Thursday, April 14, 2011

Why this blog?

I started this blog because I have a wonderful, beautiful little son who is a gift from God. He is also disabled. I'm currently in the whirlwind of doctors and psychiatrists and occupational therapists, IEP evals, and speech therapy that so many parents of disabled children have fought through. The sad fact is that being surrounded by all these professionals has only called to light just how "different" my son is. I feel very alone. Right now it looks like my little one is most likely bipolar, with possible traits of anxiety, ADHD, and some autistic features thrown in for flavor.
Initially I was afraid to reach out to my friends because some part of me is still saying, "but soon we'll have the right medication or therapy and all this will be over." I wouldn't want playmates to label or judge him based on something that will be over soon. Now I'm afraid to reach out because people just don't understand. I can't count the number of times I've heard "boys will be boys." or "he just needs a good spanking." Can someone please explain to me how hitting him is supposed to correct a neurological problem?!
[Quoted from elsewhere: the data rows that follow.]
template <bool TN, bool SPREAD>
__device__ __forceinline__ void g8_tile(const G8Problem& P, int t_id, unsigned char* lds) {
  const int tid = threadIdx.x, lane = tid & 63;
  const int wave = __builtin_amdgcn_readfirstlane(tid >> 6);
  const int wm = wave >> 2, wn = wave & 3;
#ifndef DS2_G8_SWZ
#define DS2_G8_SWZ 1
#endif
  int tm_ = t_id / P.tiles_n, tn_ = t_id % P.tiles_n;
  if (DS2_G8_SWZ > 1 && P.tiles_n > 32 / DS2_G8_SWZ) {
    const int tiles_m = ((TN ? P.M : P.M) + 255) / 256;
    const int per = DS2_G8_SWZ * P.tiles_n, st = t_id / per, wi = t_id - st * per;
    const int rows = min(DS2_G8_SWZ, tiles_m - st * DS2_G8_SWZ);
    tm_ = st * DS2_G8_SWZ + wi % rows;
    tn_ = wi / rows;
  }
  const int m0 = tm_ * 256, n0 = tn_ * 256;
  const int K_ = P.K;
  const int nkt = (K_ + 63) / 64;
  const int krem = K_ - (nkt - 1) * 64;
  const bool tail = TN && krem < 64;

  ds2_f32x16 acc[4][2];
#pragma unroll
  for (int i = 0; i < 4; ++i)
#pragma unroll
    for (int j = 0; j < 2; ++j)
#pragma unroll
      for (int r = 0; r < 16; ++r) acc[i][j][r] = 0.f;

  uint32_t a_off[4], b_off[4];
  const bf16_t* a_base = P.A;
  const bf16_t* b_base = P.B;
  if constexpr (!TN) {
    const int rloc = wave * 8 + (lane >> 3);
    const int chunk = (lane & 7) ^ ((rloc >> 1) & 7);
#pragma unroll
    for (int rb = 0; rb < 4; ++rb) {
      int ar = min(m0 + rb * 64 + rloc, P.M - 1);
      if (P.rows) ar = P.rows[ar];
      a_off[rb] = (uint32_t)(((long)ar * P.lda + chunk * 8) * 2);
      b_off[rb] = (uint32_t)(((long)min(n0 + rb * 64 + rloc, P.N - 1) * P.ldb + chunk * 8) * 2);
    }
  } else {
#pragma unroll
    for (int rb = 0; rb < 4; ++rb) {
      const int kr = rb * 16 + wave * 2 + (lane >> 5);
      const int chunk = (lane & 31) ^ ((kr & 3) << 2);
      int mcol = m0 + chunk * 8, ncol = min(n0 + chunk * 8, P.N - 8);
      const int mlim = (P.A2 && m0 >= P.m_split) ? P.M - P.m_split : (P.A2 ? P.m_split : P.M);
      if (P.A2 && m0 >= P.m_split) mcol -= P.m_split;
      mcol = min(mcol, mlim - 8);
      a_off[rb] = (uint32_t)(((long)kr * ((P.A2 && m0 >= P.m_split) ? P.lda2 : P.lda) + mcol) * 2);
      b_off[rb] = (uint32_t)(((long)kr * P.ldb + ncol) * 2);
    }
    if (P.A2 && m0 >= P.m_split) a_base = P.A2;
  }
  const long lda_eff = (TN && P.A2 && m0 >= P.m_split) ? P.lda2 : P.lda;
  const int t_kr0 = wave * 2 + (lane >> 5);
  const uint32_t t_acol = TN ? a_off[0] - (uint32_t)((long)t_kr0 * ((P.A2 && m0 >= P.m_split) ? P.lda2 : P.lda) * 2) : 0;
  const uint32_t t_bcol = TN ? b_off[0] - (uint32_t)((long)t_kr0 * P.ldb * 2) : 0;
  const long a_kstep = TN ? 128 * lda_eff : 128, b_kstep = TN ? 128 * P.ldb : 128;
  const bool listed = TN && P.rows != nullptr;
  typedef const __attribute__((address_space(4))) int* const_int_ptr_t;
  const const_int_ptr_t crows = (const_int_ptr_t)(uintptr_t)P.rows;
  uint32_t rk[4] = {0, 0, 0, 0};
  int sr0[4] = {0, 0, 0, 0}, sr1[4] = {0, 0, 0, 0};
  auto fetch_rows = [&](int kt) {
    if (listed && kt < nkt) {
#pragma unroll
      for (int rb = 0; rb < 4; ++rb) {
        const int k = kt * 64 + rb * 16 + wave * 2;
        sr0[rb] = crows[min(k, K_ - 1)];
        sr1[rb] = crows[min(k + 1, K_ - 1)];
      }
    }
  };
  auto select_rows = [&]() {
    if (listed) {
#pragma unroll
      for (int rb = 0; rb < 4; ++rb) rk[rb] = (uint32_t)((lane >> 5) ? sr1[rb] : sr0[rb]);
    }
  };
  const uint32_t lda2b = (uint32_t)(lda_eff * 2), ldb2b = (uint32_t)(P.ldb * 2);
  auto stage_a = [&](int b, int kt, int r0 = 0, int r1 = 4) {
    const unsigned char* src = (const unsigned char*)a_base + (long)kt * a_kstep;
    unsigned char* d = lds + b * 32768 + wave * 1024;
    if (listed) {
#pragma unroll
      for (int rb = 0; rb < 4; ++rb)
        if (rb >= r0 && rb < r1)
          __builtin_amdgcn_global_load_lds((glb_ptr_t)((const unsigned char*)a_base + (size_t)(rk[rb] * lda2b + t_acol)), (lds_ptr_t)(d + rb * 8192), 16, 0, 0);
    } else if (tail && kt == nkt - 1) {
#pragma unroll
      for (int rb = 0; rb < 4; ++rb)
        if (rb >= r0 && rb < r1) {
          const uint32_t off = (uint32_t)((long)min(t_kr0 + rb * 16, krem - 1) * lda_eff * 2) + t_acol;
          __builtin_amdgcn_global_load_lds((glb_ptr_t)(src + (size_t)off), (lds_ptr_t)(d + rb * 8192), 16, 0, 0);
        }
    } else {
#pragma unroll
      for (int rb = 0; rb < 4; ++rb)
        if (rb >= r0 && rb < r1) __builtin_amdgcn_global_load_lds((glb_ptr_t)(src + (size_t)a_off[rb]), (lds_ptr_t)(d + rb * 8192), 16, 0, 0);
    }
  };
  auto stage_b = [&](int b, int kt, int r0 = 0, int r1 = 4) {
    const unsigned char* src = (const unsigned char*)b_base + (long)kt * b_kstep;
    unsigned char* d = lds + 65536 + b * 32768 + wave * 1024;
    if (listed) {
#pragma unroll
      for (int rb = 0; rb < 4; ++rb)
        if (rb >= r0 && rb < r1)
          __builtin_amdgcn_global_load_lds((glb_ptr_t)((const unsigned char*)b_base + (size_t)(rk[rb] * ldb2b + t_bcol)), (lds_ptr_t)(d + rb * 8192), 16, 0, 0);
    } else if (tail && kt == nkt - 1) {
#pragma unroll
      for (int rb = 0; rb < 4; ++rb)
        if (rb >= r0 && rb < r1) {
          const uint32_t off = (uint32_t)((long)min(t_kr0 + rb * 16, krem - 1) * P.ldb * 2) + t_bcol;
          __builtin_amdgcn_global_load_lds((glb_ptr_t)(src + (size_t)off), (lds_ptr_t)(d + rb * 8192), 16, 0, 0);
        }
    } else {
#pragma unroll
      for (int rb = 0; rb < 4; ++rb)
        if (rb >= r0 && rb < r1) __builtin_amdgcn_global_load_lds((glb_ptr_t)(src + (size_t)b_off[rb]), (lds_ptr_t)(d + rb * 8192), 16, 0, 0);
    }
  };
  auto zero_tail = [&](int b) {
    if (wm == 0) {
      const int nbytes = (64 - krem) * 512;
      for (int o = tid * 16; o < nbytes; o += 256 * 16) {
        *reinterpret_cast<uint4*>(lds + b * 32768 + krem * 512 + o) = make_uint4(0, 0, 0, 0);
        *reinterpret_cast<uint4*>(lds + 65536 + b * 32768 + krem * 512 + o) = make_uint4(0, 0, 0, 0);
      }
      G8_WAIT_LGKM0();
    }
    G8_BARRIER();
  };

  const int li = lane & 31, lq = lane >> 5;
  const uint32_t lds0 = (uint32_t)(uintptr_t)(__attribute__((address_space(3))) unsigned char*)lds;
  struct Frag {
    uint4 v;
    uint2 lo, hi;
  };
  Frag fa[2][4], fbx[4], fby[4];
  uint32_t ra[4], rb_[4];
  if constexpr (!TN) {
    const int key = (li >> 1) & 7;
#pragma unroll
    for (int c = 0; c < 4; ++c) {
      ra[c] = lds0 + (wm * 128 + li) * 128 + (((2 * c + lq) ^ key) << 4);
      rb_[c] = lds0 + 65536 + (wn * 64 + li) * 128 + (((2 * c + lq) ^ key) << 4);
    }
  } else {
    const int l16 = lane & 15, gq = lane >> 4;
    const int krow = 8 * (gq >> 1) + (l16 >> 2);
    const int mloc = 16 * (gq & 1) + 4 * (l16 & 3);
#pragma unroll
    for (int j = 0; j < 4; ++j) ra[j] = lds0 + krow * 512 + mloc * 2 + ((((wm * 4 + j) ^ (l16 >> 2))) << 6);
#pragma unroll
    for (int j = 0; j < 2; ++j) rb_[j] = lds0 + 65536 + krow * 512 + mloc * 2 + ((((wn * 2 + j) ^ (l16 >> 2))) << 6);
    rb_[2] = rb_[3] = 0;
  }
#define G8_RD128(dst, addr, off) asm volatile("ds_read_b128 %0, %1 offset:%2" : "=v"(dst) : "v"(addr), "i"(off))
#define G8_RDTR(dst, addr, off) asm volatile("ds_read_b64_tr_b16 %0, %1 offset:%2" : "=v"(dst) : "v"(addr), "i"(off))
#define G8_READ_A(BUF, MH)                                                                      \
  _Pragma("unroll") for (int i = 0; i < 2; ++i) _Pragma("unroll") for (int c = 0; c < 4; ++c) { \
    if constexpr (!TN) {                                                                        \
      G8_RD128(fa[i][c].v, ra[c], (BUF) * 32768 + ((MH) * 64 + i * 32) * 128);                  \
    } else {                                                                                    \
      G8_RDTR(fa[i][c].lo, ra[(MH) * 2 + i], (BUF) * 32768 + c * 8192);                         \
      G8_RDTR(fa[i][c].hi, ra[(MH) * 2 + i], (BUF) * 32768 + c * 8192 + 2048);                  \
    }                                                                                           \
  }
#define G8_READ_B(BUF, NH, FB)                                           \
  _Pragma("unroll") for (int c = 0; c < 4; ++c) {                        \
    if constexpr (!TN) {                                                 \
      G8_RD128(FB[c].v, rb_[c], (BUF) * 32768 + (NH) * 32 * 128);        \
    } else {                                                             \
      G8_RDTR(FB[c].lo, rb_[NH], (BUF) * 32768 + c * 8192);              \
      G8_RDTR(FB[c].hi, rb_[NH], (BUF) * 32768 + c * 8192 + 2048);       \
    }                                                                    \
  }
  auto frag = [&](const Frag& f) {
    if constexpr (!TN)
      return f.v;
    else
      return make_uint4(f.lo.x, f.lo.y, f.hi.x, f.hi.y);
  };
  auto mma = [&](int mh, int nh, const Frag (&fb)[4]) {
    __builtin_amdgcn_s_setprio(1);
#pragma unroll
    for (int c = 0; c < 4; ++c)
#pragma unroll
      for (int i = 0; i < 2; ++i)
        Mma<bf16_t>::mma32(acc[mh * 2 + i][nh], frag(fb[c]), frag(fa[i][c]));
    __builtin_amdgcn_s_setprio(0);
  };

Well meaning people suggest that I try rewards and consequences and just "be consistent." I should probably specify at this time that I have a MS in marriage and family therapy and am a child mental health specialist with the majority of my training focusing on severely disturbed children. I also have a 2 year old daughter who is as well behaved a little teddybear as you could ever want to meet. This isn't an issue of poor parenting. I wish it were. I want so much for the problem to be me because then maybe I could fix it.
Sooo...This is the place I can talk about what is really going on in my journey to help my son, and all the frustration and joy and setbacks and triumphs that go along with it.